## [Records provided]
@@ -1464,6 +1469,18 @@
     if (p.lean_mixed) {
         HIPCHK(ctx, hipEventRecord(ctx->ev_fork, s));
         HIPCHK(ctx, hipStreamWaitEvent(ctx->aux, ctx->ev_fork, 0));
+    }
+    if (p.tail) {
+        zn::RolesTail &t = f.tail;
+        t.shards = reinterpret_cast<unsigned long long *>(r->ctl + r->tail_at);
+        t.counters = reinterpret_cast<unsigned long long *>(r->counters);
+        t.hand = r->ctl_at<uint32_t>(CTL_HAND);
+        t.lean_mask = LEAN_SMALL;
+        t.corrupt_cap = r->corrupt_cap;
+        t.checksum = r->checksum;
+        t.corrupt = r->corrupt;
+        t.row_begin = r->row_begin;
+        t.mirror = reinterpret_cast<unsigned long long *>(r->h_counters + 16 * run.slot);
     }
     if (p.roles) {
         f.cursor = r->cur(CUR_ROLES);
@@ -1680,6 +1697,11 @@
 
 static int run_verify(znippy_ctx *ctx, znippy_rows *r, const RunPlan &p, const RowsRun &run) {
     hipStream_t s = ctx->stream;
+    if (p.tail) {
+        HIPCHK(ctx, hipEventRecord(r->ev_done[run.slot], s));
+        HIPCHK(ctx, hipGetLastError());
+        return ZNIPPY_OK;
+    }
     if (p.lean_mixed) HIPCHK(ctx, hipStreamWaitEvent(s, ctx->ev_join, 0));
     const bool skipped = p.lean || p.lean_blocks || p.lean_mixed;
     timed(ctx, "verify", s, [&] {
diff --git a/znippy_amd/csrc/common.h b/znippy_amd/csrc/common.h
--- a/znippy_amd/csrc/common.h
+++ b/znippy_amd/csrc/common.h
@@ -72,8 +72,23 @@
     int preset;
 };
 
+constexpr uint32_t TAIL_SHARDS = 16;
+constexpr size_t TAIL_BYTES = (TAIL_SHARDS + 1) * 128;
+struct RolesTail {
+    unsigned long long *shards;
+    unsigned long long *counters;
+    uint32_t *hand;
+    uint32_t lean_mask;
+    uint32_t corrupt_cap;
+    const uint8_t *checksum;
+    uint64_t *corrupt;
+    uint64_t row_begin;
+    unsigned long long *mirror;
+};
+
 struct FusedArgs {
     HashArgs h;
+    RolesTail tail;
     const uint64_t *blob_size;
     uint64_t out_cap;
     int32_t *status;
@@ -103,6 +118,7 @@
 void launch_hash_tiles(const HashArgs &a, hipStream_t s);
 void launch_fused_small(const FusedArgs &a, hipStream_t s, int grid_cap = 0, bool verify = false);
 void launch_fused_roles(const FusedArgs &a, int cus, hipStream_t s, bool verify = false);
+bool fused_roles_tail_fits(uint32_t n_tiles, int cus, uint32_t grid_cap);
 void init_fused_tables();
 void launch_merge_big(const BigUnit *big, uint32_t n_big, uint32_t *tile_cv, uint32_t *digests, const uint32_t *grp_big,
                       const uint32_t *grp_k, uint32_t n_grp, uint32_t max_cvs, hipStream_t s);
diff --git a/znippy_amd/csrc/fused_small.hip b/znippy_amd/csrc/fused_small.hip
--- a/znippy_amd/csrc/fused_small.hip
+++ b/znippy_amd/csrc/fused_small.hip
@@ -1013,6 +1013,7 @@
 constexpr uint32_t R_SLOTS = ZN_R_SLOTS, R_GROUP = 4, R_WAVES = ZN_R_WAVES, R_LOADERS = ZN_R_LOADERS;
 constexpr bool R_LOADER_EMITS = ZN_R_LOADER_EMITS != 0;
 static_assert((R_SLOTS & (R_SLOTS - 1)) == 0 && R_SLOTS >= 2 * R_GROUP, "ring size: a power of two, at least two groups");
+constexpr uint32_t R_REC = 128;
 constexpr uint32_t R_SLOT_BYTES = WROWS * WSTRIDE;
 constexpr uint32_t R_SLOT_NODES = R_SLOT_BYTES / 32;
 static_assert(R_SLOT_BYTES % 32 == 0 && R_SLOT_BYTES >= 64 * 32, "a slot must hold 64 chaining values, node-aligned");
@@ -1034,6 +1035,8 @@
     uint32_t next_iter;
     uint32_t cnt[R_SLOTS / R_GROUP];
     uint32_t gen[R_SLOTS / R_GROUP];
+    uint32_t rec_first[R_REC][R_GROUP], rec_rows[R_REC][R_GROUP];
+    uint32_t rec_over;
 };
 
 __device__ __forceinline__ void emit_periodic_row(uint8_t *Y, uint32_t L0, uint32_t off, float inv, uint8_t *out, uint32_t osize,
@@ -1096,6 +1099,10 @@
         Tile t{0, 0, 0, 0, 0, 0};
         if (ti < a.h.n_tiles) t = a.h.tiles[ti];
         const bool small = t.n_units >= 1;
+        if (u == 0) {
+            if (iter < R_REC) { S.rec_first[iter][j] = t.first_unit; S.rec_rows[iter][j] = t.n_units; }
+            else if (!last) S.rec_over = 1u;
+        }
         const bool cand = small && t.n_units <= WROWS;
         const bool rowv = cand && u < t.n_units;
         uint32_t c_sel = 0, c_bs = 0;
@@ -1393,11 +1400,104 @@
     }
 }
 
+
+struct RolesTailArgs {
+    const uint64_t *len;
+    const uint32_t *digests;
+    const int32_t *status;
+};
+#define ZN_GLOBAL __attribute__((address_space(1)))
+template <class T> __device__ __forceinline__ ZN_GLOBAL T *as_global(T *p) { return (ZN_GLOBAL T *)p; }
+template <class T> __device__ __forceinline__ T dev_add(ZN_GLOBAL T *p, T v) { return __hip_atomic_fetch_add(p, v, __ATOMIC_RELAXED, __HIP_MEMORY_SCOPE_AGENT); }
+template <class T> __device__ __forceinline__ T dev_load(ZN_GLOBAL T *p) { return __hip_atomic_load(p, __ATOMIC_RELAXED, __HIP_MEMORY_SCOPE_AGENT); }
+__device__ __forceinline__ void roles_tail(const RolesTailArgs &h, const RolesTail &t, RolesShared &S) {
+#if defined(__HIP_DEVICE_COMPILE__)
+    ZN_GLOBAL const uint64_t *const g_len = as_global(h.len);
+    ZN_GLOBAL const int32_t *const g_status = as_global(h.status);
+    ZN_GLOBAL const uint4 *const g_want = as_global(reinterpret_cast<const uint4 *>(t.checksum));
+    ZN_GLOBAL const uint4 *const g_got = as_global(reinterpret_cast<const uint4 *>(h.digests));
+    ZN_GLOBAL unsigned long long *const g_shards = as_global(t.shards), *const g_counters = as_global(t.counters), *const g_mirror = as_global(t.mirror);
+    ZN_GLOBAL uint32_t *const g_hand = as_global(t.hand);
+    ZN_GLOBAL uint64_t *const g_corrupt = as_global(t.corrupt);
+    __builtin_amdgcn_fence(__ATOMIC_RELEASE, "workgroup");
+    __syncthreads();
+    __builtin_amdgcn_fence(__ATOMIC_ACQUIRE, "workgroup");
+    const uint32_t lane = threadIdx.x & 63, w = threadIdx.x >> 6;
+    const uint32_t iters = lds_ld(&S.next_iter), n_rec = iters < R_REC ? iters : R_REC;
+    unsigned long long v[6] = {0, 0, 0, 0, 0, 0};
+    const uint32_t u = threadIdx.x & 15;
+    for (uint32_t k = threadIdx.x >> 4; k < n_rec * R_GROUP; k += R_WAVES * 4) {
+        const uint32_t first = S.rec_first[k / R_GROUP][k % R_GROUP], rows = S.rec_rows[k / R_GROUP][k % R_GROUP];
+        for (uint32_t q = u; q < rows; q += 16) {
+            const uint32_t r = first + q;
+            ZN_GLOBAL const uint4 *want = g_want + (size_t)r * 2, *got = g_got + (size_t)r * 2;
+            const int32_t st = g_status[r];
+            const unsigned long long len = g_len[r];
+            const uint4 w0 = want[0], w1 = want[1], g0 = got[0], g1 = got[1];
+            v[0] += 1;
+            if (st < 0) {
+                v[5] += 1;
+                continue;
+            }
+            v[1] += len;
+            const bool ok = w0.x == g0.x && w0.y == g0.y && w0.z == g0.z && w0.w == g0.w &&
+                            w1.x == g1.x && w1.y == g1.y && w1.z == g1.z && w1.w == g1.w;
+            if (ok) v[2] += len;
+            else {
+                v[3] += len;
+                v[4] += 1;
+                const unsigned long long slot = dev_add(&g_counters[6], 1ull);
+                if (t.corrupt && slot < t.corrupt_cap) g_corrupt[slot] = t.row_begin + r;
+            }
+        }
+    }
+    unsigned long long *const red = reinterpret_cast<unsigned long long *>(&S.slots[0][0]);
+#pragma unroll
+    for (int c = 0; c < 6; c++) {
+        unsigned long long x = v[c];
+#pragma unroll
+        for (int d = 32; d >= 1; d >>= 1) x += __shfl_xor(x, d);
+        if (lane == 0) red[c * R_WAVES + w] = x;
+    }
+    __syncthreads();
+    if (w != 0) return;
+    unsigned long long x = 0;
+    if (lane < 6)
+        for (uint32_t i = 0; i < R_WAVES; i++) x += red[lane * R_WAVES + i];
+    if (lane == 7) x = S.rec_over;
+    unsigned long long old = 0;
+    if (lane < 8 && x) old = dev_add(&g_shards[(blockIdx.x % TAIL_SHARDS) * 16 + lane], x);
+    asm volatile("s_waitcnt vmcnt(0)" : "+v"(old) : : "memory");
+    ZN_GLOBAL uint32_t *const ticket = as_global(reinterpret_cast<uint32_t *>(t.shards + TAIL_SHARDS * 16));
+    const uint32_t arrived = uni(dev_add(ticket, lane == 0 ? 1u : 0u));
+    if (arrived != gridDim.x - 1) return;
+    static_assert(TAIL_SHARDS == 16, "two reads of eight shards each");
+    const unsigned long long s0 = dev_load(&g_shards[(lane >> 3) * 16 + (lane & 7)]);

## [Prompt]
Start at the first line of the data above. Stop after the line containing "zn::RolesTail &t = f.tail;", reproducing each line exactly and adding nothing.

## [Answer for this exercise]
@@ -1464,6 +1469,18 @@
     if (p.lean_mixed) {
         HIPCHK(ctx, hipEventRecord(ctx->ev_fork, s));
         HIPCHK(ctx, hipStreamWaitEvent(ctx->aux, ctx->ev_fork, 0));
+    }
+    if (p.tail) {
+        zn::RolesTail &t = f.tail;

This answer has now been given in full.